**WORK TO COMPLETE:**
In how many lines of these records does the word "share" appear? Give the number by itself.

[Collected data entries]

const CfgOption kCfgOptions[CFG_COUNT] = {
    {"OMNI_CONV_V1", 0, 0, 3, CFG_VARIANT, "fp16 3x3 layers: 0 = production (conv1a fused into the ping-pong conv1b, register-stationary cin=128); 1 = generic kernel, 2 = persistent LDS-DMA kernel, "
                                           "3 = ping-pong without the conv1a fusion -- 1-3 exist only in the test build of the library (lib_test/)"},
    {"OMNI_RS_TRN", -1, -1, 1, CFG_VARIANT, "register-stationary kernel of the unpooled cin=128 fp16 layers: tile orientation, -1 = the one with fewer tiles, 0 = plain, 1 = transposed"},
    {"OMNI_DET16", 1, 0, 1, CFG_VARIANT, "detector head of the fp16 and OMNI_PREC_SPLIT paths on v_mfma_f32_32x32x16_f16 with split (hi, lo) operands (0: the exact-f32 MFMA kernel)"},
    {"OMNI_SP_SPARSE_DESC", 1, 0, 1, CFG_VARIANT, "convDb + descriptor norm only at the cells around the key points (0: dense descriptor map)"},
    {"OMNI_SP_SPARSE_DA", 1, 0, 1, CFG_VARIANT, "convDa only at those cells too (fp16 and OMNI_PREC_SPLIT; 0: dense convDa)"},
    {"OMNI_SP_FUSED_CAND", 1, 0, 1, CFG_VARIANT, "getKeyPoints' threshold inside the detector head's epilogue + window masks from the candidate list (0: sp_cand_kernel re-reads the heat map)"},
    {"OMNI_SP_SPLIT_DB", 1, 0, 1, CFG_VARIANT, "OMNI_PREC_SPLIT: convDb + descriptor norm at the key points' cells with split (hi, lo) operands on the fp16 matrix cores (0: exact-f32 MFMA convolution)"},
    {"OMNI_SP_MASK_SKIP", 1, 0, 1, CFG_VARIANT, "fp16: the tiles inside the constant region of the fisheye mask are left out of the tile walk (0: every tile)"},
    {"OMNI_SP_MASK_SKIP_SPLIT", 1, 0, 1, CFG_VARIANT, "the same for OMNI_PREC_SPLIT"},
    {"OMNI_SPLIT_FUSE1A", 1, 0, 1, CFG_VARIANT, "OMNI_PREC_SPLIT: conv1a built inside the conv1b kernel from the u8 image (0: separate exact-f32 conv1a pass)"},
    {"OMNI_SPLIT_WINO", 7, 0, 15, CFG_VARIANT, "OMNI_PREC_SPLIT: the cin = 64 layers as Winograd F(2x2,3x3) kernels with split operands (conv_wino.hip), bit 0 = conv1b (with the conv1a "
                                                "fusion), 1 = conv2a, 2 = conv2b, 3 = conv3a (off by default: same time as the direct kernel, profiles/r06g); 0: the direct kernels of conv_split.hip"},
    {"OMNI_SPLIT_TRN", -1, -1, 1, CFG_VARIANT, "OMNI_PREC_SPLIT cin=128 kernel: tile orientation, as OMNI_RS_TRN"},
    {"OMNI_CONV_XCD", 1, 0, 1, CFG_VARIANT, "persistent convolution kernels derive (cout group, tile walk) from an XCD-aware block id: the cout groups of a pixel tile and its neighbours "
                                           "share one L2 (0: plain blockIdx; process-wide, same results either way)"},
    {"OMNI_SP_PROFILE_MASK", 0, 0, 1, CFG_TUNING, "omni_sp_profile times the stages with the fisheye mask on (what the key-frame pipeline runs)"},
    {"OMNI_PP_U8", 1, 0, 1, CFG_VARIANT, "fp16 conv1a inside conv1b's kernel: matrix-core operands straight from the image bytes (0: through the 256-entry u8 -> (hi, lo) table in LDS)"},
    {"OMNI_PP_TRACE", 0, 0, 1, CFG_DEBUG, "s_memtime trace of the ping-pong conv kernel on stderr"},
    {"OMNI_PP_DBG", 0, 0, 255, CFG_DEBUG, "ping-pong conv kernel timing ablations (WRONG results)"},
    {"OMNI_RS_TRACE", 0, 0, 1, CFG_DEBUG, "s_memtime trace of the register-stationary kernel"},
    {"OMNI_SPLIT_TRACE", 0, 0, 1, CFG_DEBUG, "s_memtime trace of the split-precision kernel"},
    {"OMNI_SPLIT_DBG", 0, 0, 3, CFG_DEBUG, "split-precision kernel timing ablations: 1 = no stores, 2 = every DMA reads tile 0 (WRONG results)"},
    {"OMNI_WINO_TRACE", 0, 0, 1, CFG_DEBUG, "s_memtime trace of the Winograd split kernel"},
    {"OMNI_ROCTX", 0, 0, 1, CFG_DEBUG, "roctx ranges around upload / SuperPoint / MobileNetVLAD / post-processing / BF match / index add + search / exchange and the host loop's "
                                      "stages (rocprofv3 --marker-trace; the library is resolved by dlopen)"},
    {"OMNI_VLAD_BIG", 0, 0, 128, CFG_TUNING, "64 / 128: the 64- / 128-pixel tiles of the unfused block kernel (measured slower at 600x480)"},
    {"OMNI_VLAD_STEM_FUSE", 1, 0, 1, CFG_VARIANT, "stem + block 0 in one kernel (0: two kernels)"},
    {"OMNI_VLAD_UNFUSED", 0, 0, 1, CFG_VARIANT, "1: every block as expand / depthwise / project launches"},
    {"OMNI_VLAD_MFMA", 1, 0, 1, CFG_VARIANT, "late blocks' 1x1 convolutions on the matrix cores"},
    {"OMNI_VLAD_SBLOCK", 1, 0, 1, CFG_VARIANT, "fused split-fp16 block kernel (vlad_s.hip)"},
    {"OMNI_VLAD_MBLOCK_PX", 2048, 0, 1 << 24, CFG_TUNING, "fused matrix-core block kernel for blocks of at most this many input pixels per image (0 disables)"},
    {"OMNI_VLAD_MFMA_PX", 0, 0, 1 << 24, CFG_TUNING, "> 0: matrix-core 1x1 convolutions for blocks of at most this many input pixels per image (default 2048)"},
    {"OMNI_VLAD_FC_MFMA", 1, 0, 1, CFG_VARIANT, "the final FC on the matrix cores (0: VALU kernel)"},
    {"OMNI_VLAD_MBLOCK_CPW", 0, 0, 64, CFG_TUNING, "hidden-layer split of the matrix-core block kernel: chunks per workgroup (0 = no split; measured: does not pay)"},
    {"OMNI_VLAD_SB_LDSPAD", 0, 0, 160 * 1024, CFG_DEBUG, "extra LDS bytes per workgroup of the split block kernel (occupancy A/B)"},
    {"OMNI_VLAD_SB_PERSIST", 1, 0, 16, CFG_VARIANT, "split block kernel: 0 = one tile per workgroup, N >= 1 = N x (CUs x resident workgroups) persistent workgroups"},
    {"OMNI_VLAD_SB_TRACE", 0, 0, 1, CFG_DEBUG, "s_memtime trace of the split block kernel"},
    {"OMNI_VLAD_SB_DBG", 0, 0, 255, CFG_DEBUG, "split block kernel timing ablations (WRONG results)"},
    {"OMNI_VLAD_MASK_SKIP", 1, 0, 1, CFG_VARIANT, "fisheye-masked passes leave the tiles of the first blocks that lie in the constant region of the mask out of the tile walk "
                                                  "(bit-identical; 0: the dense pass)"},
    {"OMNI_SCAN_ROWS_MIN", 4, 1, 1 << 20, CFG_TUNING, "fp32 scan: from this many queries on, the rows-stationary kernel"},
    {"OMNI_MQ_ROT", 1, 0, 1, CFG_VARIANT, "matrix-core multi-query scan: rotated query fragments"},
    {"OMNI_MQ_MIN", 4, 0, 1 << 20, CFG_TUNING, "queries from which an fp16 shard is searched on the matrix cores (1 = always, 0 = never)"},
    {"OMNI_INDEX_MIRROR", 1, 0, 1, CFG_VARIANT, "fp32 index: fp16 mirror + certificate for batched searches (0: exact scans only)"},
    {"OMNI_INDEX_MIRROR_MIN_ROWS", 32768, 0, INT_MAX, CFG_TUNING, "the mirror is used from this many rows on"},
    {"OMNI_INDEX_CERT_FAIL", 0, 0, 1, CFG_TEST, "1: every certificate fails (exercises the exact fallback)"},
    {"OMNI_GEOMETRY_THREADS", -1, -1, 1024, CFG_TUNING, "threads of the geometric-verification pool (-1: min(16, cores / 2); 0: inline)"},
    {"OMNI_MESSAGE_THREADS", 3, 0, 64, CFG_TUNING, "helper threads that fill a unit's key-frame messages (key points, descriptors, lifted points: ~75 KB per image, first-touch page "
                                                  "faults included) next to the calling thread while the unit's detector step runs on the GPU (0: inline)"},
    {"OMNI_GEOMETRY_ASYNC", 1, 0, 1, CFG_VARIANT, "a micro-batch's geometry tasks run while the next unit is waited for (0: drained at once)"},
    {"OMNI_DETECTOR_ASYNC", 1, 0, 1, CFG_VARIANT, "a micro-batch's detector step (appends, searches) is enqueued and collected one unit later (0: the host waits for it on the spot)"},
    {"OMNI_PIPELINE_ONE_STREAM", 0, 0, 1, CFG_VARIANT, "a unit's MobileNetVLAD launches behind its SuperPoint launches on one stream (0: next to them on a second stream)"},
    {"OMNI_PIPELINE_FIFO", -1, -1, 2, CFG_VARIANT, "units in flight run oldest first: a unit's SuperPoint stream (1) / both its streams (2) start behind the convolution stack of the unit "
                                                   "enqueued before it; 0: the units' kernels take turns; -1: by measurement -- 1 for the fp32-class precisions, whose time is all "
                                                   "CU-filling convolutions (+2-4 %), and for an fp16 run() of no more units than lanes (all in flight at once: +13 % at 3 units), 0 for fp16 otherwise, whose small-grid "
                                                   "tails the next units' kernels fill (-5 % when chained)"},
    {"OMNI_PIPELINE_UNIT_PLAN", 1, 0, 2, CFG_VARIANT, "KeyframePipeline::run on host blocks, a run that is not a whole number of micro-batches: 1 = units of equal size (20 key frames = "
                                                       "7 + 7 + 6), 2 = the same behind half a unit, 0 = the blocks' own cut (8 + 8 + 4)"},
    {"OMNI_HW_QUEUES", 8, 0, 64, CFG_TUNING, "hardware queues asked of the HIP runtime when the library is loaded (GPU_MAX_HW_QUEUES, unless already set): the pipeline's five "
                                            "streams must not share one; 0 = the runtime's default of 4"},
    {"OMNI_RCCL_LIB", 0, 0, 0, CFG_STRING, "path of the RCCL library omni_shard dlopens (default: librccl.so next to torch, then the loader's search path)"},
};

**EXERCISE ANSWER:**
2